▸ WHAT YOU ARE ASKED TO DO
Given the records below, pull every line with the word "KSTEP" into the answer.

▸ SOURCE MATERIAL
# aosokin/os2d

Hardware: AMD Instinct MI355X
Metric: query-image-pairs/s (1280-px input, ResNet50, N-class) (higher is better)
Workload: dtype fftx3 (as fft; the per-bin complex GEMM on the fp16 MFMA with spectra split into fp16 hi+lo, 3 MFMAs per product, fp32 accumulate)

## Files before the change

os2d_amd/csrc/dft_mfma.h:

```cpp
#pragma once

#ifndef DFT_DEV
#error "the includer defines DFT_DEV, DFT_TID, DFT_BID, DFT_GRID, DFT_LDS, DFT_BARRIER, DFT_MFMA, DFT_SHFL_XOR, DFT_SHFL_XOR_U32, DFT_BALLOT, DFT_FLAG, DFT_FLAG_SET, DFT_RAISE, DFT_UNIFORM"
#endif

#ifndef DFT_MEMBER
#define DFT_MEMBER inline
#endif
#ifndef DFT_LANDED
#define DFT_LANDED(X)
#endif
#ifndef DFT_SWAP1
#define DFT_SWAP1(V) DFT_SHFL_XOR(V, 1)
#endif
#ifndef DFT_FWD_PREFETCH_AFTER
#define DFT_FWD_PREFETCH_AFTER 2
#endif
#ifndef DFT_INV_PREFETCH_AFTER
#define DFT_INV_PREFETCH_AFTER 2
#endif
#ifndef DFT_PIPE_REGA
#define DFT_PIPE_REGA 1
#endif
#ifndef DFT_PIPE_LDS
#define DFT_PIPE_LDS 1
#endif
#ifndef DFT_SCHED_FENCE
#define DFT_SCHED_FENCE()
#endif
#ifndef DFT_STREAM_STORE
#define DFT_STREAM_STORE(P, V) (*(P) = (V))
#endif
#ifndef DFT_STAMP
#define DFT_STAMP(K)
#define DFT_STAMP_BEGIN()
#define DFT_STAMP_END(BASE)
#endif

#include "tile_common.h"
#include "dft_plan.h"

namespace os2d_dft {

typedef float f32x4u __attribute__((ext_vector_type(4), aligned(4)));

DFT_DEV int dft_div(int x, unsigned magic) { return magic ? (int)(((unsigned long long)(unsigned)x * magic) >> 32) : x; }

DFT_DEV void dft_split4(float a, float b, float c, float d, u32x2* hi, u32x2* lo) {
  const f32x4 x = {a, b, c, d};
  const half4 h = __builtin_convertvector(x, half4);
  *hi = __builtin_bit_cast(u32x2, h);
#ifdef DFT_SPLIT_LO_PAIR
  u32x2 l;
  l[0] = DFT_SPLIT_LO_PAIR(a, b, (*hi)[0]);
  l[1] = DFT_SPLIT_LO_PAIR(c, d, (*hi)[1]);
  *lo = l;
#else
  const half4 l = __builtin_convertvector(x - __builtin_convertvector(h, f32x4), half4);
  *lo = __builtin_bit_cast(u32x2, l);
#endif
}

DFT_DEV half8 dft_frag(const u32x4* p) { return __builtin_bit_cast(half8, *p); }

DFT_DEV f32x16 dft_mma3(half8 ah, half8 al, half8 bh, half8 bl, f32x16 acc) {
  acc = DFT_MFMA(ah, bl, acc);
  acc = DFT_MFMA(al, bh, acc);
  acc = DFT_MFMA(ah, bh, acc);
  return acc;
}

template <int NT, int KS>
DFT_DEV void dft_product_rega(f32x16* acc, const half8* ah, const half8* al, int ksn, const u32x4* B, int bstride, int nt0,
                              int ntstep, int l31, int hw) {
  constexpr int KR = KS ? KS : DFT_KREG;
  half8 bh[2][NT], bl[2][NT];
#define DFT_REGA_READ(KSTEP, SET)                                                                                          \
  _Pragma("unroll") for (int j = 0; j < NT; ++j) {                                                                         \
    bh[SET][j] = dft_frag(B + (size_t)((2 * (KSTEP) + hw) * 2 + 0) * bstride + (nt0 + ntstep * j) * 32 + l31);             \
    bl[SET][j] = dft_frag(B + (size_t)((2 * (KSTEP) + hw) * 2 + 1) * bstride + (nt0 + ntstep * j) * 32 + l31);             \
  }
  if (DFT_PIPE_REGA) DFT_REGA_READ(0, 0)
#pragma unroll
  for (int ks = 0; ks < KR; ++ks) {
    if (KS || ks < ksn) {
      if (DFT_PIPE_REGA) {
        if (ks + 1 < KR && (KS || ks + 1 < ksn)) DFT_REGA_READ(ks + 1, (ks + 1) & 1)
        DFT_SCHED_FENCE();
      } else {
        DFT_REGA_READ(ks, ks & 1)
      }
#pragma unroll
      for (int j = 0; j < NT; ++j) acc[j] = dft_mma3(ah[ks], al[ks], bh[ks & 1][j], bl[ks & 1][j], acc[j]);
      if (DFT_PIPE_REGA) DFT_SCHED_FENCE();
    }
  }
#undef DFT_REGA_READ
}

template <int KS>
DFT_DEV void dft_product_rega_any(f32x16* acc, int ntiles, const half8* ah, const half8* al, int ksn, const u32x4* B, int bstride,
                                  int nt0, int ntstep, int l31, int hw) {
  if (ntiles == 3) dft_product_rega<3, KS>(acc, ah, al, ksn, B, bstride, nt0, ntstep, l31, hw);
  else if (ntiles == 2) dft_product_rega<2, KS>(acc, ah, al, ksn, B, bstride, nt0, ntstep, l31, hw);
  else if (ntiles == 1) dft_product_rega<1, KS>(acc, ah, al, ksn, B, bstride, nt0, ntstep, l31, hw);
}

template <int NT, bool SHARE, int NW, int PIPE_MODE>
DFT_DEV void dft_product_lds(f32x16* acc, int ks0, int ks1, const u32x4* A, int astride, const u32x4* B, int bstride, int t0, int mtn,
                             int l31, int hw) {
  constexpr int NA = SHARE ? 1 : NT;
  int tm[NT], tn[NT];
#pragma unroll
  for (int j = 0; j < NT; ++j) {
    const int t = t0 + NW * j;
    tn[j] = t / mtn;
    tm[j] = t - tn[j] * mtn;
  }
  half8 ah[2][NA], al[2][NA], bh[2][NT], bl[2][NT];
#define DFT_LDS_READ(KSTEP, SET)                                                                                           \
  {                                                                                                                        \
    const int kc_ = (KSTEP) < ks1 ? (KSTEP) : ks1 - 1;                                                                     \
    _Pragma("unroll") for (int j = 0; j < NA; ++j) {                                                                       \
      ah[SET][j] = dft_frag(A + (size_t)((2 * kc_ + hw) * 2 + 0) * astride + tm[j] * 32 + l31);                            \
      al[SET][j] = dft_frag(A + (size_t)((2 * kc_ + hw) * 2 + 1) * astride + tm[j] * 32 + l31);                            \
    }                                                                                                                      \
    _Pragma("unroll") for (int j = 0; j < NT; ++j) {                                                                       \
      bh[SET][j] = dft_frag(B + (size_t)((2 * kc_ + hw) * 2 + 0) * bstride + tn[j] * 32 + l31);                            \
      bl[SET][j] = dft_frag(B + (size_t)((2 * kc_ + hw) * 2 + 1) * bstride + tn[j] * 32 + l31);                            \
    }                                                                                                                      \
  }
#define DFT_LDS_MMA(SET)                                                                                                   \
  DFT_SCHED_FENCE();                                                                                                       \
  _Pragma("unroll") for (int j = 0; j < NT; ++j)                                                                           \
    acc[j] = dft_mma3(ah[SET][SHARE ? 0 : j], al[SET][SHARE ? 0 : j], bh[SET][j], bl[SET][j], acc[j]);                    \
  DFT_SCHED_FENCE();
  if (ks0 >= ks1) return;
  constexpr bool PIPE = PIPE_MODE == 2 || (PIPE_MODE == 1 && SHARE);
  if (!PIPE) {
    for (int ks = ks0; ks < ks1; ++ks) {
      DFT_LDS_READ(ks, 0)
      _Pragma("unroll") for (int j = 0; j < NT; ++j)
        acc[j] = dft_mma3(ah[0][SHARE ? 0 : j], al[0][SHARE ? 0 : j], bh[0][j], bl[0][j], acc[j]);
    }
    return;
  }
  DFT_LDS_READ(ks0, 0)
  int ks = ks0;
  for (; ks + 1 < ks1; ks += 2) {
    DFT_LDS_READ(ks + 1, 1)
    DFT_LDS_MMA(0)
    DFT_LDS_READ(ks + 2, 0)
    DFT_LDS_MMA(1)
  }
  if (ks < ks1) {
    DFT_LDS_MMA(0)
  }
#undef DFT_LDS_READ
#undef DFT_LDS_MMA
}

template <int NW, int PIPE_MODE>
DFT_DEV void dft_product_lds_any(f32x16* acc, int ntiles, int ks0, int ks1, const u32x4* A, int astride, const u32x4* B, int bstride,
                                 int t0, int mtn, int l31, int hw) {
  const bool share = mtn == NW;
  if (ntiles == 3) {
    if (share) dft_product_lds<3, true, NW, PIPE_MODE>(acc, ks0, ks1, A, astride, B, bstride, t0, mtn, l31, hw);
    else dft_product_lds<3, false, NW, PIPE_MODE>(acc, ks0, ks1, A, astride, B, bstride, t0, mtn, l31, hw);
  } else if (ntiles == 2) {
    if (share) dft_product_lds<2, true, NW, PIPE_MODE>(acc, ks0, ks1, A, astride, B, bstride, t0, mtn, l31, hw);
    else dft_product_lds<2, false, NW, PIPE_MODE>(acc, ks0, ks1, A, astride, B, bstride, t0, mtn, l31, hw);
  } else if (ntiles == 1) {
    dft_product_lds<1, true, NW, PIPE_MODE>(acc, ks0, ks1, A, astride, B, bstride, t0, mtn, l31, hw);
  }
}

DFT_DEV void dft_matrix_unit(int which, int unit, int P, int Q, const double* twP, const double* twQ, u32x4* out) {
  const int V = Q / 2 + 1;
  const bool r2 = which == 1 && dft_radix2(P);
  if (r2 && unit >= DFT_R2_MATU) {
    const int u = 2 * (unit - DFT_R2_MATU);
    u32x4 o;
    for (int t = 0; t < 4; ++t) o[t] = __builtin_bit_cast(unsigned, (float)twP[2 * u + t]);
    *out = o;
    return;
  }
  const int tws = r2 ? 2 : 1;
  if (r2) P /= 2;
  const int Pp = dft_round_up(P, 8);
  int cols, kidx, hl, col;
  double vals[8];
  if (which == 0) cols = dft_round_up(2 * V, 32);
  else if (which == 1 || which == 2) cols = dft_round_up(2 * P, 32);
  else cols = dft_round_up(Q, 32);
  col = unit % cols;
  hl = (unit / cols) & 1;
  kidx = unit / (2 * cols);
  for (int t = 0; t < 8; ++t) {
    const int k = kidx * 8 + t;
    double x = 0.0;
    if (which == 0) {
      const int v = col >> 1, ri = col & 1;
      if (k < Q && v < V) x = twQ[2 * (int)(((long long)v * k) % Q) + ri] * DFT_SCALE_F;
    } else if (r2) {
      const int h = 8 * (2 * (kidx >> 1) + (t >> 2)) + 4 * (kidx & 1) + (t & 3), u = col & 31;
      if (kidx < 4) {
        const int a = (int)(((long long)u * h) % P) * tws;
        x = (col < 32 ? twP[2 * a] : -twP[2 * a + 1]) * DFT_SCALE_F;
      }
    } else if (which == 1) {
      const int ri = k / Pp, h = k - ri * Pp, u = col >> 1, ro = col & 1;
      if (h < P && u < P && ri < 2) {
        const int a = (int)(((long long)u * h) % P) * tws;
        const double c = twP[2 * a], s = -twP[2 * a + 1];
        x = (ro == 0 ? (ri == 0 ? c : s) : (ri == 0 ? -s : c)) * DFT_SCALE_F;
      }
    } else if (which == 2) {
      const int ri = k / Pp, u = k - ri * Pp, h = col >> 1, ro = col & 1;
      if (u < P && h < P && ri < 2) {
        const int a = (int)(((long long)u * h) % P);
        const double c = twP[2 * a], s = -twP[2 * a + 1];
        x = (ro == 0 ? (ri == 0 ? c : -s) : (ri == 0 ? s : c)) * DFT_SCALE_F;
      }
    } else {
      const int v = k >> 1, ri = k & 1;
      if (v < V && col < Q) {
        const double a = (v == 0 || 2 * v == Q) ? 1.0 : 2.0;
        x = a * twQ[2 * (int)(((long long)v * col) % Q) + ri] * DFT_SCALE_GQ;
      }
    }
    vals[t] = x;
  }
  unsigned w[4];
  for (int t = 0; t < 4; ++t) {
    unsigned short b[2];
    for (int e = 0; e < 2; ++e) {
      const double x = vals[2 * t + e];
      const _Float16 h = (_Float16)x;
      const _Float16 r = hl == 0 ? h : (_Float16)(x - (double)h);
      b[e] = __builtin_bit_cast(unsigned short, r);
    }
    w[t] = (unsigned)b[0] | ((unsigned)b[1] << 16);
  }
  u32x4 o;
  o[0] = w[0];
  o[1] = w[1];
  o[2] = w[2];
  o[3] = w[3];
  *out = o;
}
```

▸ YOUR SOLUTION
#define DFT_REGA_READ(KSTEP, SET)                                                                                          \
    bh[SET][j] = dft_frag(B + (size_t)((2 * (KSTEP) + hw) * 2 + 0) * bstride + (nt0 + ntstep * j) * 32 + l31);             \
    bl[SET][j] = dft_frag(B + (size_t)((2 * (KSTEP) + hw) * 2 + 1) * bstride + (nt0 + ntstep * j) * 32 + l31);             \
#define DFT_LDS_READ(KSTEP, SET)                                                                                           \
    const int kc_ = (KSTEP) < ks1 ? (KSTEP) : ks1 - 1;                                                                     \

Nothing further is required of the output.